We live in an era where social fabric and social media intersect like threads in the texture of a Persian carpet. While they may not be as elegant, these social aspects are certainly as precious as that famous handmade item. Every day, we donate our time, our attention, our data to social networks, which give us back opportunities, new friendships, and a (not necessarily truthful) overview of the world surrounding us.

The advantages of this symbiosis are many, but several controversial issues may be far from being resolved. One of them is the central role of AI, which became the fundament of the entire social media architecture but is also well known to be an extremely data-hungry technology and therefore prone to be abused.

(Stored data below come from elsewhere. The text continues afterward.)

+        const f32x2 h1 = *reinterpret_cast<const f32x2*>(xd + (wn * 2 + 1) * 128 + (ni * 4 + lq) * 8);
+        float ts = h0[0] + h1[0], tq = h0[1] + h1[1];
+        ts += __shfl_xor(ts, 16); tq += __shfl_xor(tq, 16);
+        if (cpg >= 16) { ts += __shfl_xor(ts, 32); tq += __shfl_xor(tq, 32); }
+        if (ill[ni]) gn_group_redo(ts, tq, inv_cnt, p.fin_eps, gmean[ni], grstd[ni]);
+        if (lr == ni) { fmean = gmean[ni]; frstd = grstd[ni]; }
+      }
+      if (wm == 0 && lr < NI) {
+        const char* fb = smem + OFF_FIN + wave8 * Dg::FINB + (lr * 16 + 4 * lq) * 4;
+        const f32x4 fin_g = *reinterpret_cast<const f32x4*>(fb), fin_bt = *reinterpret_cast<const f32x4*>(fb + 256);
+        f32x4 av, bv;
+#pragma unroll
+        for (int j = 0; j < 4; ++j) { float a1, b1; gn_channel_ab(fmean, frstd, fin_g[j], fin_bt[j], a1, b1); av[j] = a1; bv[j] = b1; }
+        const size_t co = (size_t)n0 * p.Cout + nt * BN + wn * 64 + lr * 16 + 4 * lq;
+        *reinterpret_cast<f32x4*>(p.fin_a + co) = av;
+        *reinterpret_cast<f32x4*>(p.fin_b + co) = bv;
+      }
     }
     acc_init();
     if constexpr (!PAIR) pp_wait_vm<0>();
@@ -640,6 +734,7 @@
 template <typename T>
 int launch_pp(const ConvKArgs& a, int cfg, hipStream_t s) {
   if (cfg == 2) return launch_pp_k<T, 0, 0, 0, 1>(a, s);
+  if (a.fin_a) return launch_pp_k<T, 0, 0, 2>(a, s);
   if (a.act_out) return a.pro_a ? launch_pp_k<T, 0, 2, 1>(a, s) : launch_pp_k<T, 0, 0, 1>(a, s);
   if (a.pro_a) return cfg == 0 ? launch_pp_k<T, 0, 2>(a, s) : launch_pp_k<T, 1, 2>(a, s);
   return cfg == 0 ? launch_pp_k<T, 0, 0>(a, s) : launch_pp_k<T, 1, 0>(a, s);
diff --git a/image-inpainting-and-super-resolution-using-diffusion-models-and-conditional-flow-matching_amd/csrc/ops.h b/image-inpainting-and-super-resolution-using-diffusion-models-and-conditional-flow-matching_amd/csrc/ops.h
--- a/image-inpainting-and-super-resolution-using-diffusion-models-and-conditional-flow-matching_amd/csrc/ops.h
+++ b/image-inpainting-and-super-resolution-using-diffusion-models-and-conditional-flow-matching_amd/csrc/ops.h
@@ -42,6 +42,7 @@
   void* act2_out = nullptr; const float* act2_gamma = nullptr; const float* act2_beta = nullptr;
   int act2_silu = 0, act2_stride = 0, act2_coff = 0, act2_cpg = 0;
   const void* warm = nullptr; uint32_t warm_bytes = 0;
+  float* fin_a = nullptr; float* fin_b = nullptr; const float* fin_gamma = nullptr; const float* fin_beta = nullptr; float fin_eps = 1e-5f; int fin_groups = 32;
   const void* skip_src0 = nullptr; const void* skip_src1 = nullptr; int skip_C0 = 0, skip_C1 = 0;
   const float* nchw0 = nullptr; const float* nchw1 = nullptr; int nchw_c0 = 0, nchw_c1 = 0;
   float* axpy_x = nullptr; float axpy_scale = 0.f;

Many of you probably remember the infamous Facebook-Cambridge Analytica scandal, which proved how personal data could be weaponized by insidious powers and how the AI algorithms ruling over the platform’s functioning could foster misinformation and hate speech instead of mitigating them. The lesson we can draw from these events is that AI is an amazing tool, but the benefits that come with it depend mostly on the way we implement it in various aspects of our society, including social media.

In recent years, fortunately, public opinion and legislators have paid increasing attention to this topic, leading to the creation of greater safeguards in terms of data protection, such as the GDPR. So, the general trend seems to be positive. This might ensure that similar social media credibility crises (including those embarrassing interactions between Zuckerberg and politicians during a Senate hearing) do not recur in the future.